Tally the lines of these entries that include "auto"; respond with only that tally.

Stored data entries
-- Opening Marker --

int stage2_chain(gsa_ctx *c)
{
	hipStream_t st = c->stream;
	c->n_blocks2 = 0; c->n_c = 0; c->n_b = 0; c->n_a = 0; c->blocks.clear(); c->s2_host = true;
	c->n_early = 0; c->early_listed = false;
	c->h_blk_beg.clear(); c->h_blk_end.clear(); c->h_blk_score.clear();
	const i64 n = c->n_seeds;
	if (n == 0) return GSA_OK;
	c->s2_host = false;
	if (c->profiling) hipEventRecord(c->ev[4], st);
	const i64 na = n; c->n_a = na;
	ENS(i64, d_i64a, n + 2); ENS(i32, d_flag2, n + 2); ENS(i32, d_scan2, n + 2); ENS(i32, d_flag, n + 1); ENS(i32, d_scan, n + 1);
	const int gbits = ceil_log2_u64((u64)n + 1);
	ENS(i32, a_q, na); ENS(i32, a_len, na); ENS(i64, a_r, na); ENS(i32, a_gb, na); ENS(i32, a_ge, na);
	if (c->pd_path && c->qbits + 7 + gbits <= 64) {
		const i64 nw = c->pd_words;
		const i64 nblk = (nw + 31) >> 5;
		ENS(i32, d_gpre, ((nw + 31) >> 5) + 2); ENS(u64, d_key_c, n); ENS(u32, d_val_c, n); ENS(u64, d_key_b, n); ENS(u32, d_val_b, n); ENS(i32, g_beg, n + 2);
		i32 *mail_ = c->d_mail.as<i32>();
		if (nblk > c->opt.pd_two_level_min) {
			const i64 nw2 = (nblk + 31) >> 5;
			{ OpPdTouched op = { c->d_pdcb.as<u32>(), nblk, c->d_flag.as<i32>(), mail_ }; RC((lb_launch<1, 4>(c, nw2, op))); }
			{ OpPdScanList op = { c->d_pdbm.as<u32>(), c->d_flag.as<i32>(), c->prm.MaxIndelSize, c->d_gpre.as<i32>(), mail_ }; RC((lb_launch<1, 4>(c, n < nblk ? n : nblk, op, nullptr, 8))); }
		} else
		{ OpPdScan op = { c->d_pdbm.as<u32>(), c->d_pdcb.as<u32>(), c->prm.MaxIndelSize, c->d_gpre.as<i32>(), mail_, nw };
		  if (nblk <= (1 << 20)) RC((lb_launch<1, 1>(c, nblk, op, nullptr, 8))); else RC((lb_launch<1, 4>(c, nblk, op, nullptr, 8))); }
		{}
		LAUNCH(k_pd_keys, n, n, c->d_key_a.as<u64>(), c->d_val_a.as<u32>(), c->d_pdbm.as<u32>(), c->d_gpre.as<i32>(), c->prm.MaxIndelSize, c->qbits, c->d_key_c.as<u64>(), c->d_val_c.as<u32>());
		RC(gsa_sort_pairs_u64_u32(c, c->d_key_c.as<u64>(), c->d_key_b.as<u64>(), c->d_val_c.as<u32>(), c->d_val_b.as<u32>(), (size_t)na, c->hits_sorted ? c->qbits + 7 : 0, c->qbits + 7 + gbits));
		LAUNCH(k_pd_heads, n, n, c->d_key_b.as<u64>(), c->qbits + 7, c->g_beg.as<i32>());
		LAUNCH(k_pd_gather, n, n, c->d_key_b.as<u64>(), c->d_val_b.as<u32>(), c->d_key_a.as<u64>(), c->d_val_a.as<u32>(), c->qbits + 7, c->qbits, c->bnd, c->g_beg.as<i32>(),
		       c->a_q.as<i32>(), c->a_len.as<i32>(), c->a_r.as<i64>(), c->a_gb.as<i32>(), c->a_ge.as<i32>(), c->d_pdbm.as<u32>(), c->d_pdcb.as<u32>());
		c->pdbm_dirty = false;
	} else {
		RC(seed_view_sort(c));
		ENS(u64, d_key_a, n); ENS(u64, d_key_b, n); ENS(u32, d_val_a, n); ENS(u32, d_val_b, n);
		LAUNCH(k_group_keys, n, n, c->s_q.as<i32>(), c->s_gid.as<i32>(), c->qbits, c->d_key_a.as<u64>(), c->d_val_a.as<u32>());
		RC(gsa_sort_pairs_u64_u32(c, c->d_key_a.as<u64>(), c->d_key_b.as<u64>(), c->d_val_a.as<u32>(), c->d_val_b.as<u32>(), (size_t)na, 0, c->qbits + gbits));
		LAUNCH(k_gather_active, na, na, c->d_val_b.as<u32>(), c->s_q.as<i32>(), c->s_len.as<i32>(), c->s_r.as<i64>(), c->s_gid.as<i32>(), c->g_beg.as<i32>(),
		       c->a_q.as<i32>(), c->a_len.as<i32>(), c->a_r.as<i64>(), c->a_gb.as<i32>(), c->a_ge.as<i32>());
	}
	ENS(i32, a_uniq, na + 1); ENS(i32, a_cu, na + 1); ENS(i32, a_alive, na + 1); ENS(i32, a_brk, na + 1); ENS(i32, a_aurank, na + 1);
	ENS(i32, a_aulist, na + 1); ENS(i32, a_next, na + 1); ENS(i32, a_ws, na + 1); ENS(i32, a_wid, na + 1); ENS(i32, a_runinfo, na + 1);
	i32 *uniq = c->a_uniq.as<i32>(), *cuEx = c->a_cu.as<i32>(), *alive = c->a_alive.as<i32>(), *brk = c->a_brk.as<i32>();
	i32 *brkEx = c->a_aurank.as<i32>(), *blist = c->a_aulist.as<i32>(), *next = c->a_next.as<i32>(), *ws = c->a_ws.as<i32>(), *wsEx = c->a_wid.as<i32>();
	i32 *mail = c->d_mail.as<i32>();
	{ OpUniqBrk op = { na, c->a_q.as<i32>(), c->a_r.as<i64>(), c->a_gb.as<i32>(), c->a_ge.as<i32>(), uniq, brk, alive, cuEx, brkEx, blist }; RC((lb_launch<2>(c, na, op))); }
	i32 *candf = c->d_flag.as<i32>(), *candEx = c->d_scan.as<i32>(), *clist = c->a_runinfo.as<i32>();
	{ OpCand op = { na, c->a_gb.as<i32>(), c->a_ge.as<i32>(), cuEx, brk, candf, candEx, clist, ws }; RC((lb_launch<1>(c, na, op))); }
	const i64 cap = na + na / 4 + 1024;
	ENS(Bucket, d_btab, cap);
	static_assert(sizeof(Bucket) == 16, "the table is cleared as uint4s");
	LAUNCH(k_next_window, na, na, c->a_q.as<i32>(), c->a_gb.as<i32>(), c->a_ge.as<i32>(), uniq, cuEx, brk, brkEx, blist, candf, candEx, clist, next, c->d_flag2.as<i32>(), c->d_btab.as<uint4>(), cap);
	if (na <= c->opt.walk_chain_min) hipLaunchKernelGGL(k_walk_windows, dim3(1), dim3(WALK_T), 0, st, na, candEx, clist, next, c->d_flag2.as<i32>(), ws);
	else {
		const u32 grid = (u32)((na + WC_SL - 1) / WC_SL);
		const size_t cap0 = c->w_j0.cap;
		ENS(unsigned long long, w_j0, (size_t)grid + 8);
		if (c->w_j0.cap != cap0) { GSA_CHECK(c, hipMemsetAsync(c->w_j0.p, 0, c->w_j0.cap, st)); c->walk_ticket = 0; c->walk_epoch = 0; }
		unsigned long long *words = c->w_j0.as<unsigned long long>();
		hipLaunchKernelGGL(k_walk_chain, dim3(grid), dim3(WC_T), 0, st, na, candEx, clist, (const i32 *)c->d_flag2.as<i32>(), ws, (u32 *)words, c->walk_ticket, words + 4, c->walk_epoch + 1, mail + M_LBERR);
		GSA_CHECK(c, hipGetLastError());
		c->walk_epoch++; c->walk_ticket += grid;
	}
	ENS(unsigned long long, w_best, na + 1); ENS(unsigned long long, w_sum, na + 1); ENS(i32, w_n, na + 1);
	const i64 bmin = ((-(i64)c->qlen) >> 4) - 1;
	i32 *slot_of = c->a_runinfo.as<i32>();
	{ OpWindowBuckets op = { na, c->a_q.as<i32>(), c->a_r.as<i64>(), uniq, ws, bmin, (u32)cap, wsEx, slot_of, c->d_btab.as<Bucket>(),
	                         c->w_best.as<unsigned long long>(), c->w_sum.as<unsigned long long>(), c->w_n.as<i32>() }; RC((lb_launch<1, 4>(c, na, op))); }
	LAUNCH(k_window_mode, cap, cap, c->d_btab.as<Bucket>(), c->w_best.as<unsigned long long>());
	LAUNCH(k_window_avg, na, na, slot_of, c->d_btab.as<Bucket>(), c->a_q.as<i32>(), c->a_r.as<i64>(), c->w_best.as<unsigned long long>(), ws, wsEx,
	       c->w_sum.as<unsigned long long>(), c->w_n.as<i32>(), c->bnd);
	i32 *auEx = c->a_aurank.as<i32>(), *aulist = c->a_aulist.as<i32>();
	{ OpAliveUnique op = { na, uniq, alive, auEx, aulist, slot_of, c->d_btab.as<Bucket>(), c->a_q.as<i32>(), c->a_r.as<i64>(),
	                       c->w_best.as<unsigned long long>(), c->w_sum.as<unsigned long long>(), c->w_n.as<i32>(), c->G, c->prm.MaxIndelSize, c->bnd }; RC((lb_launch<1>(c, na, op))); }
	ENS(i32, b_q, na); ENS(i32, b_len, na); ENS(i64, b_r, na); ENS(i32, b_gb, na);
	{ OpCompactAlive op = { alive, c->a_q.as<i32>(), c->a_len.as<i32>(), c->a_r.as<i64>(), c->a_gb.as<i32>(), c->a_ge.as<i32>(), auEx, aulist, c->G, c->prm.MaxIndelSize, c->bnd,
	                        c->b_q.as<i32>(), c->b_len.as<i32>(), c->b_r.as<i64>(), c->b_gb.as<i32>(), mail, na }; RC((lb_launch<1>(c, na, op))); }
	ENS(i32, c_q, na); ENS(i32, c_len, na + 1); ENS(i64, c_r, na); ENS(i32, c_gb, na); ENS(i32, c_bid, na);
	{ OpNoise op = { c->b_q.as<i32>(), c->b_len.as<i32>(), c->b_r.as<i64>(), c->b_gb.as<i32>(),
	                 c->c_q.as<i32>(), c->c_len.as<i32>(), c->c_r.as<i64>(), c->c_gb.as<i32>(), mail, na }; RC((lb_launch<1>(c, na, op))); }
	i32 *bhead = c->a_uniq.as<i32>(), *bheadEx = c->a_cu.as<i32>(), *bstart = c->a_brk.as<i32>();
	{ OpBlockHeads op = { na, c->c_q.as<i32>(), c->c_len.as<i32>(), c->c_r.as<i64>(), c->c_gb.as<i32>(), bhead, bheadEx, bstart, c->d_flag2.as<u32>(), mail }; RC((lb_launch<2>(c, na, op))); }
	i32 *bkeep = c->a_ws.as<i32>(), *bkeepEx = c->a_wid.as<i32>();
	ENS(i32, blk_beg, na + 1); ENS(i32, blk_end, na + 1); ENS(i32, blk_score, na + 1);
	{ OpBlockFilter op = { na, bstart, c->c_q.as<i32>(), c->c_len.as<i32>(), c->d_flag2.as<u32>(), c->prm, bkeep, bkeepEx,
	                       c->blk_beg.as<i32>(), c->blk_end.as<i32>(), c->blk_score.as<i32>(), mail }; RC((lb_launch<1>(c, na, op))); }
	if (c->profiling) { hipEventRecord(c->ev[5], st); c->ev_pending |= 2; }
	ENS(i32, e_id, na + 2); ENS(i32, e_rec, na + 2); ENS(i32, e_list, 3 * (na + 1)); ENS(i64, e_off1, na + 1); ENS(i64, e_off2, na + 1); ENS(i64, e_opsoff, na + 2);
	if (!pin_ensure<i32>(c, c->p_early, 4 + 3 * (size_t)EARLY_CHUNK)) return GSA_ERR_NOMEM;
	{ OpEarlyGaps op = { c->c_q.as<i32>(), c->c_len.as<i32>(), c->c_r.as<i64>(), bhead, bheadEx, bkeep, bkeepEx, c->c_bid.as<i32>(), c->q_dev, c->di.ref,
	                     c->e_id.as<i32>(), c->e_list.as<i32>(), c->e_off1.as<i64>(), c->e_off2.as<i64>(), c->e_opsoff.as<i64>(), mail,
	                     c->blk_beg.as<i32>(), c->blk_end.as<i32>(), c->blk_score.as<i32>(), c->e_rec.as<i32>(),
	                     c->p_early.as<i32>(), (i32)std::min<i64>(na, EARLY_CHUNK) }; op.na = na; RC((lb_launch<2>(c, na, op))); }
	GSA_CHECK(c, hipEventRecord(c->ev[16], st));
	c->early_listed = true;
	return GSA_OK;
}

-- Closing Marker --
-- Opening Marker --

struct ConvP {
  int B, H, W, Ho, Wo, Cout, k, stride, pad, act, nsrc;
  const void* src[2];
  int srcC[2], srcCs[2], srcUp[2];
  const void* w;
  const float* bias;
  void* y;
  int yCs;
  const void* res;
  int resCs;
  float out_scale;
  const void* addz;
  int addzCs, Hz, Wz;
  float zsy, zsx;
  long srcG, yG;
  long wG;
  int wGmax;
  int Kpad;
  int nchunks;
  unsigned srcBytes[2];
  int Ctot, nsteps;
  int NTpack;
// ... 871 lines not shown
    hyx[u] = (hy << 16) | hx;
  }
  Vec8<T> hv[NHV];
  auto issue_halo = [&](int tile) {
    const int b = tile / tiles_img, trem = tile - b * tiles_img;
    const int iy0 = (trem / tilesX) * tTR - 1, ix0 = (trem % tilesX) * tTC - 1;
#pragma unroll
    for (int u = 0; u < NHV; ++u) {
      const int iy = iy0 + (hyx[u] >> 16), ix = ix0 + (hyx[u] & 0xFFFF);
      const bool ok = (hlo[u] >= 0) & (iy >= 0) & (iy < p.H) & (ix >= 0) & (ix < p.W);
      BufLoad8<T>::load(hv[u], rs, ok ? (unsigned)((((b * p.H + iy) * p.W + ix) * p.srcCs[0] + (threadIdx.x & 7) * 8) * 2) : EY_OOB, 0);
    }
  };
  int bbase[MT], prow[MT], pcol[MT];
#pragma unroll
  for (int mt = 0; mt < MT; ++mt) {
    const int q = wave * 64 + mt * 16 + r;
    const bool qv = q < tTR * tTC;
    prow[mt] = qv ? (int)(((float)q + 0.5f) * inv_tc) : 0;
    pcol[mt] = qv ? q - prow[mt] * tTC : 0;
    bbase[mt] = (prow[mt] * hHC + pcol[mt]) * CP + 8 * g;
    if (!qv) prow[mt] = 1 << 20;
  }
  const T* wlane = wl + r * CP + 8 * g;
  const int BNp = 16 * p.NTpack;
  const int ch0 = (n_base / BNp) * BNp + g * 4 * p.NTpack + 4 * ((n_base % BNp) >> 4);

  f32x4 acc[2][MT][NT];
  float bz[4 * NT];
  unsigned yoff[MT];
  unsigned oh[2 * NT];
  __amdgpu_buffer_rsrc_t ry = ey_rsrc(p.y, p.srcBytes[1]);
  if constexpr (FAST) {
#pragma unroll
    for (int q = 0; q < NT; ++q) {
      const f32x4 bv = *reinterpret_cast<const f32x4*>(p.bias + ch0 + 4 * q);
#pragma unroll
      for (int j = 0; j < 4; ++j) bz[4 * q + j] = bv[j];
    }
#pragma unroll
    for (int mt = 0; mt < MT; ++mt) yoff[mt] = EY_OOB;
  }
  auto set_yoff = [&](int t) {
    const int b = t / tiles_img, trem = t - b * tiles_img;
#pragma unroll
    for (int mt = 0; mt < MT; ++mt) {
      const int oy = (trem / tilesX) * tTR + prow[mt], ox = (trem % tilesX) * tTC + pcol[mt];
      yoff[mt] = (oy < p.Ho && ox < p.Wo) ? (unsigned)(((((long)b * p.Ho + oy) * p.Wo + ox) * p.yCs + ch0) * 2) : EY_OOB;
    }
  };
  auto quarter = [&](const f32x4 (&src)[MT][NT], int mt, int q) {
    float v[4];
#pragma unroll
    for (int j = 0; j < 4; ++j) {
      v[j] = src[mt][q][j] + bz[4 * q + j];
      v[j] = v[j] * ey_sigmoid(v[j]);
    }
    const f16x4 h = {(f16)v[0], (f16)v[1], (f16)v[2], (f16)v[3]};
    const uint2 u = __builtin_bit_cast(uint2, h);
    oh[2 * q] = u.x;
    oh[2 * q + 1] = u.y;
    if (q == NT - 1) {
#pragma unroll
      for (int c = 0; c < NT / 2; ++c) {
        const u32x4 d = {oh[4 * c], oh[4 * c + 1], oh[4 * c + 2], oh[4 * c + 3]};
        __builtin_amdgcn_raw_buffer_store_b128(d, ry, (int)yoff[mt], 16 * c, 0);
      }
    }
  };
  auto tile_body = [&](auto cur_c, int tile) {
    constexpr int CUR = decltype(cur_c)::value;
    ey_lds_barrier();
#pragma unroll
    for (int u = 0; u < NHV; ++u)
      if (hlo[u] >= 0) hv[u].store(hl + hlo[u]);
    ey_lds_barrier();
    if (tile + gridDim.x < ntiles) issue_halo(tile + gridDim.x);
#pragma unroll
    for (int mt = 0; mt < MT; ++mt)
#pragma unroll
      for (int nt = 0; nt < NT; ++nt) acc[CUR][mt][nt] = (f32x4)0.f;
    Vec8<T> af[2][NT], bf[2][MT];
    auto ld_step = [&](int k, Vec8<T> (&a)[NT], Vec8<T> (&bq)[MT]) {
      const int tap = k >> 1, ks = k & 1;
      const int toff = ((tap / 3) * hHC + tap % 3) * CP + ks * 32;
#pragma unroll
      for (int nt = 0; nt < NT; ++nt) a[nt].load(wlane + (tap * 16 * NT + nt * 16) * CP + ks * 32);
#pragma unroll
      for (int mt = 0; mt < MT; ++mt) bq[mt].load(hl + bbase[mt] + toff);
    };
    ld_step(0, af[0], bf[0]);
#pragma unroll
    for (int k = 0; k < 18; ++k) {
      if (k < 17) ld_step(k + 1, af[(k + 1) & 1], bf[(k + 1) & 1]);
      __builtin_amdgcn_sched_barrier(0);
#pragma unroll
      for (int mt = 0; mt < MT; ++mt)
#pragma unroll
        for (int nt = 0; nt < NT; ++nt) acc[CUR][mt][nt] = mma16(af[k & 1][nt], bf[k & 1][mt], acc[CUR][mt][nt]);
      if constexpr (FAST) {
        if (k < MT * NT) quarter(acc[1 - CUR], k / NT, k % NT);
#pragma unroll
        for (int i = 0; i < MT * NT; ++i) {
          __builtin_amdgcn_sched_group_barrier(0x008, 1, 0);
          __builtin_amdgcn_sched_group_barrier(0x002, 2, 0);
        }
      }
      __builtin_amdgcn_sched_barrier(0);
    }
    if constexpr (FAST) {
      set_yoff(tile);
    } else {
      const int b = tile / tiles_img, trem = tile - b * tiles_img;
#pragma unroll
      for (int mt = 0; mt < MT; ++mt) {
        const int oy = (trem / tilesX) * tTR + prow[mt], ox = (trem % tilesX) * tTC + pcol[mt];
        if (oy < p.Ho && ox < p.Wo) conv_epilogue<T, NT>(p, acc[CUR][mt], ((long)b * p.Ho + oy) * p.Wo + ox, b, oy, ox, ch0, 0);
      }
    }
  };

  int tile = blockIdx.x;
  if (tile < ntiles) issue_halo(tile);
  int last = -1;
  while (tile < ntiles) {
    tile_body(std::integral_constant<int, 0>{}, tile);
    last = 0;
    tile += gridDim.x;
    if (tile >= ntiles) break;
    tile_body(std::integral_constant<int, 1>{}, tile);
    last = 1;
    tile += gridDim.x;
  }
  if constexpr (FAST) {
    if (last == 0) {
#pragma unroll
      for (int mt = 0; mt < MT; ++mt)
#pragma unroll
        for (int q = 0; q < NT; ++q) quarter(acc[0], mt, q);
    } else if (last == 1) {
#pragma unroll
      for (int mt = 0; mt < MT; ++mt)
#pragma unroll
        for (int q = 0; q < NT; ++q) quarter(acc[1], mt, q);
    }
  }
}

-- Closing Marker --

= EXERCISE OUTPUT =
5